I found out that there is a relationship between the master SPI clock speed and the timeout value in HAL_SPI_Transmit. Putting it to HAL_DELAY_MAX usually gives one correct SPI transmission but then the next one seems to be broken (only 0's in the whole frame). Then the third transaction is correct again, and fourth is zeros again, etc (repeating). The lower the timeout value and the lower the master clock speed, more resets happen. They even seem to happen quite regularly at low speed, implying the timeout is directly responsible.

Example: Timeout set to 100; SPI baud rate set to 100k; reset happens after values: (0x037E, 0x03E7, 0x03E7, 0x03E8, etc.)

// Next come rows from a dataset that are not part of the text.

constexpr int OC_T = 16, OC_NT = 512;
template <int CS>
__global__ __launch_bounds__(OC_NT) void oc1_combine_kernel(const float* __restrict__ z, const float* __restrict__ bias,
                                                          float* __restrict__ out, int IH, int IW, int OH, int OW, int Co,
                                                          int max_pix) {
  extern __shared__ __attribute__((aligned(16))) char smem[];
  float* sz = (float*)smem;
  constexpr int V = CS / 4;
  const float sy = ac_scale(IH, OH), sx = ac_scale(IW, OW);
  const int slices = Co / CS, txn = (OW + OC_T - 1) / OC_T, tyn = (OH + OC_T - 1) / OC_T;
  int bid = blockIdx.x;
  const int cs = (bid % slices) * CS;
  bid /= slices;
  const int ox0 = (bid % txn) * OC_T;
  bid /= txn;
  const int oy0 = (bid % tyn) * OC_T, b = bid / tyn;
  const int ylast = oy0 + OC_T < OH - 1 ? oy0 + OC_T : OH - 1, xlast = ox0 + OC_T < OW - 1 ? ox0 + OC_T : OW - 1;
  constexpr AcWeight R = AcWeight::rounded;
  const int py0 = ac_coord<R>(oy0 > 0 ? oy0 - 1 : 0, sy, IH).i0, px0 = ac_coord<R>(ox0 > 0 ? ox0 - 1 : 0, sx, IW).i0;
  const int py1 = ac_coord<R>(ylast, sy, IH).i1, px1 = ac_coord<R>(xlast, sx, IW).i1;
  const int nph = py1 - py0 + 1, npw = px1 - px0 + 1;
  if (nph * npw > max_pix) return;
  const float* zb = z + ((size_t)b * IH * IW) * 9 * Co + cs;
  const int total = nph * npw * 9 * V;
  constexpr int U = 9;
  for (int base = threadIdx.x; base < total; base += OC_NT * U) {
    f32x4 r[U];
#pragma unroll
    for (int u = 0; u < U; ++u) {
      const int i = base + u * OC_NT;
      if (i < total) {
        const int v = i % V, t = (i / V) % 9, p = i / (9 * V);
        const int pr = p / npw, pc = p - pr * npw;
        r[u] = *(const f32x4*)(zb + ((size_t)(py0 + pr) * IW + px0 + pc) * 9 * Co + t * Co + v * 4);
      }
    }
#pragma unroll
    for (int u = 0; u < U; ++u) {
      const int i = base + u * OC_NT;
      if (i < total) *(f32x4*)(sz + (size_t)i * 4) = r[u];
    }
  }
  __syncthreads();
  for (int i = threadIdx.x; i < OC_T * OC_T * V; i += OC_NT) {
    const int v = i % V, pix = i / V;
    const int oy = oy0 + pix / OC_T, ox = ox0 + pix % OC_T;
    if (oy >= OH || ox >= OW) continue;
    int xa[3], xb[3];
    float xl[3];
#pragma unroll
    for (int kx = 0; kx < 3; ++kx) {
      const int xx = ox + kx - 1;
      AcCoord cx = {0, 0, 0.f};
// ... 118 lines not shown
  PrepNorm nm;
  for (int c = 0; c < 3; ++c) {
    if (!(std3[c] > 0.f)) return VDN_EINVAL;
    nm.mean[c] = mean3[c];
    nm.inv_std[c] = 1.0f / std3[c];
  }
  hipLaunchKernelGGL(preprocess_kernel, dim3(grid_for((size_t)n * H * W, 4096)), dim3(256), 0, (hipStream_t)stream, frames, out,
                     n, h, w, H, W, swap_rb, nm);
  VDN_CHECK_LAUNCH();
  return VDN_OK;
}

extern "C" int vdn_head_out_act(int dt, const void* feat, const void* feat_lo, const float* w, float bias, float* depth,
                                int M, int C, int act, float out_scale, vdn_stream stream) {
  if (!feat || !w || !depth || M <= 0 || C <= 0 || C > 64) return VDN_EINVAL;
  if (act != VDN_OUT_NONE && act != VDN_OUT_RELU && act != VDN_OUT_SIGMOID) return VDN_EINVAL;
  if ((C & 7) || ((uintptr_t)feat & 15)) return VDN_EALIGN;
  const unsigned g = grid_for((size_t)M, 8192);
  hipStream_t s = (hipStream_t)stream;
  return with_half(dt, [&](auto t) -> int {
    using T = typename Half<decltype(t)::value>::T;
    hipLaunchKernelGGL(head_out_kernel<decltype(t)::value>, dim3(g), dim3(256), 0, s, (const T*)feat, (const T*)feat_lo, w, bias, depth,
                       M, C, act, out_scale);
    VDN_CHECK_LAUNCH();
    return VDN_OK;
  });
}

extern "C" int vdn_head_out(int dt, const void* feat, const void* feat_lo, const float* w, float bias, float* depth,
                            int M, int C, int relu, vdn_stream stream) {
  return vdn_head_out_act(dt, feat, feat_lo, w, bias, depth, M, C, relu ? VDN_OUT_RELU : VDN_OUT_NONE, 1.f, stream);
}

I've been checking the memory map inside the STM as well as the values of the variables and pointers and it appears that everything is correct. Except sometimes the received frame is correct and sometimes it isn't. Any idea what could be causing this issue? Should I go away from HAL and try to implement the slave mechanism more low level?

I guess I am missing some background with regards to what the timeout actually stands for. I could try to also use DMA, but I'm not entirely sure if it is necessary. The STM code is very simple (two interupt routines and an SPI slave channel) so I thought the extra overhead by using HAL implementation will be acceptable.

Best Answer

If your transmit function has a time out, and it is asynchronous with respect to the master read timing, then it's just a question of how often it will occur during a transfer. It will occur.

I suggest you setup an interrupt on the CS signal, and prepare the transfer then, just before the master begins. This will have the added benefit of resetting the slave state before each transaction, so you don't, e.g. have a transaction starting in the middle of a previous transaction didn't complete.